Question

A process that fills packages is stopped whenever a package is detected whose weight falls outside the specification. Assume that each package has probability 0.02 of falling outside the specification and that the weights of the packages are independent. Find the mean number of packages that will be filled before the process is stopped. Numeric Response

Answer 1

Answer:

The mean number of packages that will be filled before the process is stopped is 50.

Step-by-step explanation:

For each package, there are only two possible outcomes. Either it fails outside the specifications, or it does not. Packages are independent. This means that we use the binomial probability distribution to solve this question.

Binomial probability distribution

The binomial probability is the probability of exactly x successes on n repeated trials, and X can only have two outcomes.

$P(X = x) = C_{n,x}.p^{x}.(1-p)^{n-x}$

In which $C_{n,x}$ is the number of different combinations of x objects from a set of n elements, given by the following formula.

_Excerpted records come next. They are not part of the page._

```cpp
template <int CONV, int EPI, int NB, bool RES, bool SPLIT = false, bool TWO = false>
__global__ __launch_bounds__(512, 1) void gemm_pp_kernel(const GemmParams p) {
  static_assert(!TWO || CONV == 0, "the two-source A operand is a dense-GEMM feature");
  using PC = PPCfg<NB>;
  constexpr int PH = 1, NPH = 4;
  constexpr int NP = 4 + NB;
  extern __shared__ __attribute__((aligned(16))) uint16_t smem[];
  char* const smem_b = reinterpret_cast<char*>(smem);
  const int tid = threadIdx.x, lane = tid & 63;
  const int wid = __builtin_amdgcn_readfirstlane(tid >> 6);
  const int wm = wid >> 1, wn = wid & 1;
  const int grp = wid >> 2;
  const int l31 = lane & 31, g = lane >> 5;
  const int lr = lane >> 3, pos = lane & 7;
  const uint32_t lds0 = lds_addr(smem);

  const int S = SPLIT ? p.ksplit : 1;
  const int64_t ntiles = p.tiles_m * p.tiles_n * S;
  const int64_t G = gridDim.x;
  int64_t t = xcd_remap(blockIdx.x, G);
  if (t >= ntiles) return;
// ... 13 lines not shown
  const int64_t cbias = CONV ? ((int64_t)p.Wd + 1) * p.Cin : 0;
  int64_t ld_m0 = 0, ld_n0 = 0;
  int ld_par = 0;
  int ik0 = 0, itap = 0, ikx = 0, iky = 0;
  uint64_t xck = 0;
  uint64_t zpage = 0;
  if constexpr (CONV != 0) {
    zpage = (uint64_t)(uintptr_t)g_zero_page;
    asm volatile("" : "+s"(zpage));
  }
  uint64_t xk = 0, wk = 0, rbk = 0;
  const uint32_t sx8 = (uint32_t)(p.ldx * 16), sw8 = (uint32_t)(p.ldw * 16);
  uint64_t xk2 = 0;
  const uint32_t vx0b = TWO ? (uint32_t)(lr * p.ldx2 * 2 + ((pos ^ (lr >> 1)) << 4)) : 0u;
  const uint32_t sx8b = TWO ? (uint32_t)(p.ldx2 * 16) : 0u;
  auto setup_tile = [&](int64_t tt) {
    int64_t tile_n, tile_m;
    const int64_t tile_id = SPLIT ? (int64_t)((uint32_t)tt / (uint32_t)S) : tt;
    const int64_t kofs = SPLIT ? (CONV ? ((int64_t)(tt - tile_id * S) * nk / 9) * 64 : (int64_t)(tt - tile_id * S) * nk * 64) : 0;
    pp_tile_coords(tile_id, p.tiles_m, p.tiles_n, tile_m, tile_n);
    ld_m0 = tile_m * PBM; ld_n0 = tile_n * PC::BN;
    ik0 = 0; itap = 0; ikx = 0; iky = 0;
    ld_par ^= 1;
    if constexpr (CONV != 0) xck = (uint64_t)(uintptr_t)p.X - (uint64_t)cbias * 2u + (uint64_t)kofs * 2u;
    if constexpr (CONV == 0) xk = (uint64_t)(uintptr_t)(p.X + (ld_m0 + wid * 32) * p.ldx + kofs);
    if constexpr (TWO) xk2 = (uint64_t)(uintptr_t)(p.X2 + (ld_m0 + wid * 32) * p.ldx2);
    wk = (uint64_t)(uintptr_t)(p.W + (ld_n0 + wid * (NB * 8)) * p.ldw + kofs);
    if (EPI == EPI_LINEAR && p.rowbias) rbk = (uint64_t)(uintptr_t)(p.rowbias + (ld_m0 / p.rb_div) * p.N + ld_n0);
    if constexpr (CONV != 0) {
      amask[0] = 0; amask[1] = 0;
#pragma unroll
      for (int i = 0; i < 4; ++i) {
        const int r = (wid * 4 + i) * 8 + lr;
        const int slot = pos ^ ((r >> 1) & 7);
        const uint32_t m = (uint32_t)ld_m0 + (uint32_t)r;
        const uint32_t hw = (uint32_t)(p.Ho * p.Wo);
        const int b = (int)(m / hw);
        const int rem = (int)(m - (uint32_t)b * hw);
        const int oy = (int)((uint32_t)rem / (uint32_t)p.Wo), ox = rem - oy * p.Wo;
        uint32_t mask = 0;
        if constexpr (CONV == 2) {
          const int sy0 = (oy - 1) >> 1, sx0 = (ox - 1) >> 1;
          aoff[i] = (uint32_t)(((((int64_t)b * p.H + sy0) * p.Wd + sx0) * p.Cin + cbias) * 2 + slot * 16);
#pragma unroll
// ... 25 lines not shown
    constexpr int A = decltype(a_c)::value, B = decltype(b_c)::value;
    if constexpr (A >= B) return;
    const uint32_t dst = lds0 + (uint32_t)buf * PC::STAGE;
    if constexpr (A == 0) {
      if (ik0 == 0) {
        const uint32_t bdst = lds0 + (uint32_t)PC::BIAS_OFF + (uint32_t)ld_par * BIAS_IMG_STRIDE;
        if (p.bias) {
          if (wid == 0) glds16_s((uint32_t)lane * 16u, p.bias + ld_n0, bdst);
          if (NB == 5 && wid == 1) { if (lane < 16) glds16_s((uint32_t)lane * 16u, p.bias + ld_n0 + BIAS_IMG_DMA / 4, bdst + (uint32_t)BIAS_IMG_DMA); }
        }
        if (EPI == EPI_LINEAR && p.rowbias && wid == 2) {
          if (lane < PC::BN / 8) glds16_s((uint32_t)lane * 16u, (const void*)(uintptr_t)rbk, bdst + (uint32_t)BIAS_IMG_ROWBIAS);
        }
      }
    }
    if constexpr (CONV != 0) {
      const int ky = iky, kx = ikx;
      const uint32_t rowb = (uint32_t)(p.Wd * p.Cin * 2), colb = (uint32_t)(p.Cin * 2);
      const uint32_t yE = (uint32_t)((ky + 1) >> 1) * rowb, yO = (uint32_t)(ky >> 1) * rowb;
      const uint32_t xE = (uint32_t)((kx + 1) >> 1) * colb, xO = (uint32_t)(kx >> 1) * colb;
#pragma unroll
      for (int i = 0; i < 4; ++i) {
        if (i < A || i >= B) continue;
        const uint32_t d = dst + (uint32_t)(wid * 4 + i) * 1024u;
        const uint32_t mk = amask[i >> 1];
        uint32_t vo = aoff[i];
        if constexpr (CONV == 2) vo += (((mk >> (18 + 2 * (i & 1))) & 1u) ? yE : yO) + (((mk >> (19 + 2 * (i & 1))) & 1u) ? xE : xO);
        const int bit = itap + 9 * (i & 1);
        if ((sok[i >> 1] >> bit) & 1u) {
          glds16_s(vo, (const void*)(uintptr_t)xck, d);
        } else {
// ... 2 lines not shown
        }
      }
    } else {
      const bool sec = TWO && ik0 >= (int)p.K1;
      const uint32_t vxs = sec ? vx0b : vx0, sxs = sec ? sx8b : sx8;
      const uint64_t xks = sec ? xk2 : xk;
#pragma unroll
      for (int i = 0; i < 4; ++i) {
        if (i < A || i >= B) continue;
        const int pc = wid * 4 + i;
        glds16_s(vxs ^ (uint32_t)((i & 1) << 6), (const void*)(uintptr_t)(xks + (uint64_t)(uint32_t)(i * sxs)), dst + (uint32_t)pc * 1024u);
      }
    }
#pragma unroll
    for (int i = 0; i < NB; ++i) {
      if (4 + i < A || 4 + i >= B) continue;
      const int pc = wid * NB + i;
      glds16_s(vw0 ^ (uint32_t)((pc & 1) << 6), (const void*)(uintptr_t)(wk + (uint64_t)(uint32_t)(i * sw8)), dst + (uint32_t)PC::XBYTES + (uint32_t)pc * 1024u);
    }
    if constexpr (B == NP) {
      if constexpr (CONV != 0) {
        const uint64_t cin2 = (uint64_t)(uint32_t)p.Cin * 2u;
        wk += cin2;
        ++itap;
        if (++ikx == 3) { ikx = 0; ++iky; }
        if (itap == 9) {
          itap = 0; iky = 0; wk -= 9u * cin2 - 128u;
          if constexpr (CONV == 1) xck -= (2u * (uint64_t)(uint32_t)p.Wd + 2u) * cin2;
          xck += 128u;
        } else if constexpr (CONV == 1) {
          xck += ikx == 0 ? ((uint64_t)(uint32_t)p.Wd - 2u) * cin2 : cin2;
        }
      } else {
        if (TWO && ik0 >= (int)p.K1) xk2 += 128; else xk += 128;
        wk += 128;
      }
      ik0 += 64;
    }
  };
  auto issue_phase = [&](int buf, auto ph_c, bool late) __attribute__((always_inline)) {
    constexpr int ph = decltype(ph_c)::value;
    using I0 = std::integral_constant<int, 0>;
    using I3 = std::integral_constant<int, 3>;
    using I5 = std::integral_constant<int, 5>;
    using I6 = std::integral_constant<int, 6>;
    using IN = std::integral_constant<int, NP>;
    if (!late) {
      if constexpr (ph == 0) issue_pieces(buf, I0{}, I3{});
      if constexpr (ph == 1) issue_pieces(buf, I3{}, I6{});
      if constexpr (ph == 2) issue_pieces(buf, I6{}, IN{});
    } else {
      if constexpr (ph == 1) issue_pieces(buf, I0{}, I5{});
      if constexpr (ph == 2) issue_pieces(buf, I5{}, IN{});
    }
  };

  f32x16_t acc[NB][2];
  u32x4_t fx[PH][2], fw[PH][NB];
  auto load_frags = [&](int buf, int ks0) __attribute__((always_inline)) {
#pragma unroll
    for (int s = 0; s < PH; ++s) read_frags<NB>(smem_b + buf * PC::STAGE, xrd, wrd, wrd_last, koff0 ^ (uint32_t)((ks0 + s) << 5), fx[s], fw[s]);
  };
  auto mfma_phase = [&]() __attribute__((always_inline)) {
#pragma unroll
    for (int s = 0; s < PH; ++s)
#pragma unroll
      for (int tn = 0; tn < NB; ++tn)
#pragma unroll
        for (int tm = 0; tm < 2; ++tm) acc[tn][tm] = mfma32(fw[s][tn], fx[s][tm], acc[tn][tm]);
  };

  zero_absent_bias_images<512>(smem_b + PC::BIAS_OFF, p.bias, EPI == EPI_LINEAR ? p.rowbias : nullptr, tid);
  setup_tile(t);
  issue_pieces(0, std::integral_constant<int, 0>{}, std::integral_constant<int, NP>{});
  asm volatile("s_waitcnt vmcnt(0)" ::: "memory");
  tile_barrier();
  int buf = 0;
  for (;;) {
    int64_t tile_n, tile_m;
    pp_tile_coords(SPLIT ? (int64_t)((uint32_t)t / (uint32_t)S) : t, p.tiles_m, p.tiles_n, tile_m, tile_n);
    const int64_t m0 = tile_m * PBM, n0 = tile_n * PC::BN;
    const int64_t tnext = t + G;
#pragma unroll
    for (int a = 0; a < NB; ++a)
#pragma unroll
      for (int b = 0; b < 2; ++b)
#pragma unroll
        for (int r = 0; r < 16; ++r) acc[a][b][r] = 0.f;
    const int cur_par = ld_par;
    if (grp) tile_barrier();
    for (int kt = 0; kt < nk; ++kt) {
      const bool last = kt + 1 >= nk;
      const bool more = !last || tnext < ntiles;
      const bool late = kt == 0;
      static_for<NPH>([&](auto ph_c) __attribute__((always_inline)) {
        constexpr int ph = decltype(ph_c)::value;
        load_frags(buf, ph * PH);
        if (more) {
          if constexpr (ph == 0 || ph == 1) {
            if (last && (late ? ph == 1 : ph == 0)) setup_tile(tnext);
          }
          issue_phase(buf ^ 1, ph_c, late);
          if constexpr (ph == NPH - 1) { if (grp) asm volatile("s_waitcnt vmcnt(0)" ::: "memory"); }
        }
        asm volatile("s_waitcnt lgkmcnt(0)" ::: "memory");
        tile_barrier();
        __builtin_amdgcn_s_setprio(1);
        mfma_phase();
        __builtin_amdgcn_s_setprio(0);
        __builtin_amdgcn_sched_barrier(0);
        if constexpr (ph == NPH - 1) { if (more && !grp) asm volatile("s_waitcnt vmcnt(0)" ::: "memory"); }
        tile_barrier();
      });
      buf ^= 1;
    }
    if (!grp) tile_barrier();

    if constexpr (SPLIT) {
      float* const wsi = p.ws + ((t * 8 + wid) * (NB * 8)) * 256 + lane * 4;
#pragma unroll
      for (int tn = 0; tn < NB; ++tn)
#pragma unroll
        for (int tm = 0; tm < 2; ++tm)
#pragma unroll
          for (int q = 0; q < 4; ++q)
            *reinterpret_cast<float4*>(wsi + ((tn * 2 + tm) * 4 + q) * 256) =
                float4{acc[tn][tm][4 * q], acc[tn][tm][4 * q + 1], acc[tn][tm][4 * q + 2], acc[tn][tm][4 * q + 3]};
    } else {
      float* const stg = reinterpret_cast<float*>(smem_b + (buf ^ 1) * PC::STAGE) + wid * (32 * 68);
      const float* const bias_lds = bias_image(smem_b + PC::BIAS_OFF, cur_par);
      const uint16_t* const rowbias_lds = rowbias_image(smem_b + PC::BIAS_OFF, cur_par);
      if constexpr (EPI == EPI_GEGLU || !RES) epilogue_rounded<EPI, NB>(p, acc, stg, bias_lds, rowbias_lds, m0, n0, wm, wc, lane);
      else epilogue_residual<NB>(p, acc, stg, bias_lds, rowbias_lds, m0, n0, wm, wc, lane);
    }
    if (tnext >= ntiles) break;
    t = tnext;
  }
}

template <int NB>
__global__ __launch_bounds__(512) void splitk_reduce_kernel(const GemmParams p) {
  using PC = PPCfg<NB>;
  const int tid = threadIdx.x, lane = tid & 63, wid = tid >> 6;
  const int wm = wid >> 1, wn = wid & 1, l31 = lane & 31, g = lane >> 5;
  const WaveCols<NB> wc(wn);
  const int S = p.ksplit;
  int64_t tile_n, tile_m;
  pp_tile_coords(blockIdx.x, p.tiles_m, p.tiles_n, tile_m, tile_n);
// ... 26 lines not shown
#pragma unroll
        for (int e = 0; e < 4; ++e) v[e] = epi_scale(v[e], p.alpha);
        if (p.R) {
          const u32x2_t tr = *reinterpret_cast<const u32x2_t*>(p.R + m * p.ldr + n);
          v[0] = epi_axpy(v[0], p.beta, lo16(tr[0])); v[1] = epi_axpy(v[1], p.beta, hi16(tr[0]));
          v[2] = epi_axpy(v[2], p.beta, lo16(tr[1])); v[3] = epi_axpy(v[3], p.beta, hi16(tr[1]));
        }
        u32x2_t o;
        o[0] = pack16(v[0], v[1]);
        o[1] = pack16(v[2], v[3]);
        *reinterpret_cast<u32x2_t*>(p.Y + m * p.ldy + n) = o;
      }
    }
}

template <int CONV, int EPI, int NB, bool RES, bool SPLIT = false, bool TWO = false>
int launch_pp(hipStream_t stream, const GemmParams& p, int cus) {
  using PC = PPCfg<NB>;
  static uint64_t attr_done = 0;
  if (int rc = a3d_once_per_device(attr_done, [] {
        return (int)hipFuncSetAttribute(reinterpret_cast<const void*>(&gemm_pp_kernel<CONV, EPI, NB, RES, SPLIT, TWO>),
                                        hipFuncAttributeMaxDynamicSharedMemorySize, PC::SMEM); })) return rc;
  const int64_t ntiles = p.tiles_m * p.tiles_n * (SPLIT ? p.ksplit : 1);
  const unsigned grid = (unsigned)(ntiles < cus ? ntiles : cus);
  gemm_pp_kernel<CONV, EPI, NB, RES, SPLIT, TWO><<<dim3(grid), dim3(512), PC::SMEM, stream>>>(p);
  if (int rc = a3d_launch_status()) return rc;
  if constexpr (SPLIT) {
    splitk_reduce_kernel<NB><<<dim3((unsigned)(p.tiles_m * p.tiles_n), NB), dim3(512), 0, stream>>>(p);
    return a3d_launch_status();
  }
  return 0;
}

template <int CONV>
int launch_pp_conv(int epi, int nb, hipStream_t stream, const GemmParams& p, int cus) {
  if (epi == EPI_GEGLU) {
    if constexpr (CONV == 0) { if (nb == 4) return launch_pp<0, EPI_GEGLU, 4, false>(stream, p, cus); }
    return A3D_EUNSUPPORTED;
  }
  if constexpr (CONV == 0) {
    if (p.X2 != nullptr) {
      if (p.R || p.ksplit > 1) return A3D_EUNSUPPORTED;
      if (nb == 5) return launch_pp<0, EPI_LINEAR, 5, false, false, true>(stream, p, cus);
      if (nb == 4) return launch_pp<0, EPI_LINEAR, 4, false, false, true>(stream, p, cus);
      return A3D_EUNSUPPORTED;
    }
  }
  if (p.ksplit > 1) {
    if (nb == 5) return launch_pp<CONV, EPI_LINEAR, 5, false, true>(stream, p, cus);
    if (nb == 4) return launch_pp<CONV, EPI_LINEAR, 4, false, true>(stream, p, cus);
    return A3D_EUNSUPPORTED;
  }
  if (nb == 5) return p.R ? launch_pp<CONV, EPI_LINEAR, 5, true>(stream, p, cus) : launch_pp<CONV, EPI_LINEAR, 5, false>(stream, p, cus);
  if (nb == 4) return p.R ? launch_pp<CONV, EPI_LINEAR, 4, true>(stream, p, cus) : launch_pp<CONV, EPI_LINEAR, 4, false>(stream, p, cus);
  return A3D_EUNSUPPORTED;
}

}

int A3D_FN(a3d_launch_gemm_pp)(int conv, int epi, int nb, hipStream_t stream, const GemmParams& p, int cus) {
  if (conv == 0) return launch_pp_conv<0>(epi, nb, stream, p, cus);
  if (conv == 1) return launch_pp_conv<1>(epi, nb, stream, p, cus);
  return launch_pp_conv<2>(epi, nb, stream, p, cus);
}
```

### animate3d_amd/hip_ops.py

```python
from __future__ import annotations

import ctypes
import os
from dataclasses import dataclass
from typing import Optional

import torch

_LIB_PATH = os.path.join(os.path.dirname(os.path.abspath(__file__)), "lib", "libanimate3d_hip.so")
_lib = None

c_i64, c_int, c_f32, c_f64, c_vp = ctypes.c_int64, ctypes.c_int, ctypes.c_float, ctypes.c_double, ctypes.c_void_p


class _RowMapC(ctypes.Structure):
    _fields_ = [("gdiv", c_i64), ("ga", c_i64), ("gb", c_i64), ("seg_len", c_i64), ("seg_stride", c_i64), ("ld", c_i64)]
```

$C_{n,x} = \frac{n!}{x!(n-x)!}$

And p is the probability of X happening.

Number of trials expected for n sucesses

Also called inverse binomial distribution, is given by:

$E = \frac{n}{p}$

In which p is the probability of a success in a trial.

Assume that each package has probability 0.02 of falling outside the specification and that the weights of the packages are independent.

This means that $p = 0.02$

Find the mean number of packages that will be filled before the process is stopped.

This is when $n = 1$, as the process is stopped when a package is outside the specifications. So

$E = \frac{n}{p} = \frac{1}{0.02} = 50$

The mean number of packages that will be filled before the process is stopped is 50.